Eureka Theatre Company
- Interactive map of Eureka Theatre Company
- Former names: Eureka Theatre
- Address: 215 Jackson St, San Francisco, California United States
- Coordinates: 37°47′47″N 122°24′00″W﻿ / ﻿37.79642°N 122.39988°W

Construction
- Opened: 1972
- Closed: July 5, 2017

Website
- https://42ndstmoon.org/gateway/

= Eureka Theatre Company =

Theatre company in San Francisco, California

The Eureka Theatre Company was an American repertory theatre group located in San Francisco, California. It was founded in 1972 as the Shorter Players by Chris Silva, Robert Woodruff and Carl Lumbly. In 1974 its name was changed to the Eureka Theatre. In October 1981 the company was staging David Edgar's The Jail Diary of Albie Sachs when their space in the basement of the Trinity Methodist Church burned in an arson attack. By 1990 the company had moved to an industrial building at 2730 16th Street in the Mission.

The company is noted because in 1986 Oskar Eustis, then its dramaturg, and Tony Taccone, then its artistic director, commissioned a play from Tony Kushner. Eustis had seen Kushner's play A Bright Room Called Day in New York. The contract specified it should run no more than 2 hours, and include songs. With help from a $50,000 grant from the National Endowment for the Arts, it eventually turned into Angels in America, two three-and-a-half hour plays with no songs.
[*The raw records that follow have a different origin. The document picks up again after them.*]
template <int kSlots, int kWpg>
__device__ __forceinline__ uint32_t* rec_pids(const LaunchParams& L, uint32_t gw) {
  return reinterpret_cast<uint32_t*>(L.rec) - (size_t)gridDim.x * kWpg * kSlots + (size_t)gw * kSlots;
}
template <int kSlots, int kWpg>
__device__ __forceinline__ void record_end(const LaunchParams& L, uint32_t gw, uint32_t s, const PathState& ps,
                                           uint32_t flags, uint32_t nseg) {
  const uint32_t pid = rec_pids<kSlots, kWpg>(L, gw)[s];
  PathRecord r = {};
  r.image_id = ps.image_id;
  r.flags = flags;
  r.T[0] = ps.T.x;
  r.T[1] = ps.T.y;
  r.T[2] = ps.T.z;
  r.n_segments = nseg;
  static_cast<PathRecord*>(L.rec)[pid - L.path_first] = r;
}



constexpr unsigned kWaitVm0 = 0x0F70;
constexpr uint32_t kPendAgg = 0x80000000u;

template <class Pool>
__device__ __forceinline__ uint32_t count_ended(const Pool& S, const LaunchParams& L, uint32_t pend,
                                                uint32_t lane) {
#if defined(CVR_DIAG_NO_COUNT)
  (void)S; (void)L; (void)pend; (void)lane;
  return 0u;
#endif
  const uint32_t base = pend & 0xFFu, n = pend >> 8;
#if !defined(CVR_DIAG_NO_COUNT_WAIT)
  __builtin_amdgcn_s_waitcnt(kWaitVm0);
#endif
  uint32_t blk = 0;
  if (lane < n) blk = tile_block_of(fresh(L), S.meta[S.ln[base + lane]]);
  const uint32_t b0 = __builtin_amdgcn_readfirstlane(blk);
  const unsigned long long same = __ballot(lane < n && blk == b0);
  const bool rest = lane < n && blk != b0;
  const unsigned long long rm = __ballot(rest);
  if (rm != 0ull) {
    const uint32_t first = (uint32_t)__builtin_ctzll(rm);
    const uint32_t b1 = __builtin_amdgcn_readlane(blk, first);
    const unsigned long long s1 = __ballot(rest && blk == b1);
    if (lane == first || (rest && blk != b1))
      __hip_atomic_fetch_add(gmem(fresh(L).frame_done + kDoneStride * blk), lane == first ? (unsigned int)__popcll(s1) : 1u,
                             __ATOMIC_RELAXED, __HIP_MEMORY_SCOPE_AGENT);
  }
  return kPendAgg | b0 << 7 | (uint32_t)__popcll(same);
}
__device__ __forceinline__ void add_counted(const LaunchParams& L, uint32_t agg) {
#if defined(CVR_DIAG_NO_COUNT)
  (void)L; (void)agg;
  return;
#endif
  __hip_atomic_fetch_add(gmem(fresh(L).frame_done + kDoneStride * ((agg & ~kPendAgg) >> 7)), agg & 0x7Fu,
                         __ATOMIC_RELAXED, __HIP_MEMORY_SCOPE_AGENT);
}

__device__ __forceinline__ void store_blocks(const LaunchParams& L, const FrameFlush& F, const uint32_t (&b)[8], uint32_t nb,
                                             uint32_t lane) {
  float v[8][3];
  size_t pix[8];
#pragma unroll
  for (uint32_t k = 0; k < 8u; ++k) {
    if (k < nb) {
      const uint32_t by = fastdiv(b[k], L.div_blocks_x), bx = b[k] - by * L.blocks_x;
      const uint32_t px = bx * 8u + (lane & 7u), py = by * 8u + (lane >> 3);
      pix[k] = (size_t)py * L.tile_w + px;
      gptr_t<float> src = gmem(reinterpret_cast<float*>(L.out + pix[k]));
#pragma unroll
      for (int c = 0; c < 3; ++c) v[k][c] = __hip_atomic_fetch_add(src + c, 0.0f, __ATOMIC_RELAXED, __HIP_MEMORY_SCOPE_AGENT);
    }
  }
#pragma unroll
  for (uint32_t k = 0; k < 8u; ++k) {
    if (k < nb) {
      const float x = v[k][0], y = v[k][1], z = v[k][2];
      const float w = (x != 0.0f || y != 0.0f || z != 0.0f) ? 1.0f : 0.0f;
      float4* dst = F.host + pix[k];
      __builtin_nontemporal_store(x / F.scale, &dst->x);
      __builtin_nontemporal_store(y / F.scale, &dst->y);
      __builtin_nontemporal_store(z / F.scale, &dst->z);
      __builtin_nontemporal_store(w / F.scale, &dst->w);
    }
  }
}

constexpr unsigned long long kFlushPatience = 100000000ull;
constexpr unsigned int kFlushed = 0x80000000u;
__device__ void frame_flusher(const LaunchParams& L, uint32_t f, uint32_t lane) {
  const FrameFlush F = *frame_header(L.frame_done);
  if (F.give_up) {
    if (lane == 0) __hip_atomic_store(F.status + kFrameFlushers, 1u, __ATOMIC_RELAXED, __HIP_MEMORY_SCOPE_SYSTEM);
    return;
  }
  const uint32_t quota = 64u * L.samples, qi = lane & 7u, off = lane >> 3, q = f + kFrameFlushers * qi;
  uint32_t cur = 0, end = 0, stored = 0;
  if (q < L.n_queues) {
    cur = queue_blocks_begin(L, q);
    end = queue_blocks_begin(L, q + 1u);
  }
  unsigned long long last = __builtin_amdgcn_s_memrealtime();
  for (;;) {
    if (__ballot(cur < end) == 0ull) break;
    const bool mine = cur + off < end;
    uint32_t tb = 0, v = 0;
    if (mine) {
      tb = launch_block_tile(L, cur + off);
      v = __hip_atomic_fetch_add(gmem(L.frame_done + kDoneStride * tb), 0u, __ATOMIC_RELAXED, __HIP_MEMORY_SCOPE_AGENT);
    }
    const bool ready = mine && v < kFlushed && v >= quota;
    unsigned long long rm = __ballot(ready);
    const unsigned long long settled = __ballot(mine && v >= quota);
    const unsigned long long now = __builtin_amdgcn_s_memrealtime();
    const bool any_ready = rm != 0ull;
    while (rm != 0ull) {
      uint32_t bsel[8], nb = 0;
#pragma unroll
      for (uint32_t k = 0; k < 8u; ++k) {
        if (rm != 0ull) {
          bsel[k] = __builtin_amdgcn_readlane(tb, (uint32_t)__builtin_ctzll(rm));
          rm &= rm - 1ull;
          ++nb;
        }
      }
      store_blocks(L, F, bsel, nb, lane);
      stored += nb;
    }
    if (ready) __hip_atomic_fetch_or(gmem(L.frame_done + kDoneStride * tb), kFlushed, __ATOMIC_RELAXED, __HIP_MEMORY_SCOPE_AGENT);
    uint32_t lead = 0;
#pragma unroll
    for (uint32_t o = 0; o < 8u; ++o)
      if (lead == o && ((settled >> (qi + 8u * o)) & 1ull)) ++lead;
    cur += lead;
    if (any_ready) {
      last = now;
    } else if (__ballot(lead != 0u) == 0ull) {
      if (now - last > kFlushPatience) {
        if (lane == 0) __hip_atomic_store(F.status + kFrameFlushers, 1u, __ATOMIC_RELAXED, __HIP_MEMORY_SCOPE_SYSTEM);
        break;
      }
      __builtin_amdgcn_s_sleep(32);
    }
  }
  if (lane == 0) __hip_atomic_store(F.status + f, stored, __ATOMIC_RELAXED, __HIP_MEMORY_SCOPE_SYSTEM);
}


}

In 1991 the company staged the world premiere of the first part, Millennium Approaches and staged readings of the second part, Perestroika, which was still being written.

The cost of staging Angels in America, about $250,000, ended the Eureka's career as a production company, although they continued to present plays, In 1998 the company took over the Gateway Theater in Jackson Square. Due to rising costs and the 2013 diversion of San Francisco's hotel tax fund away from the arts
the company closed on 5 July 2017.

The Wayback Machine has a list of the company's productions up to 2001, and details of the 2009 to 2017 seasons.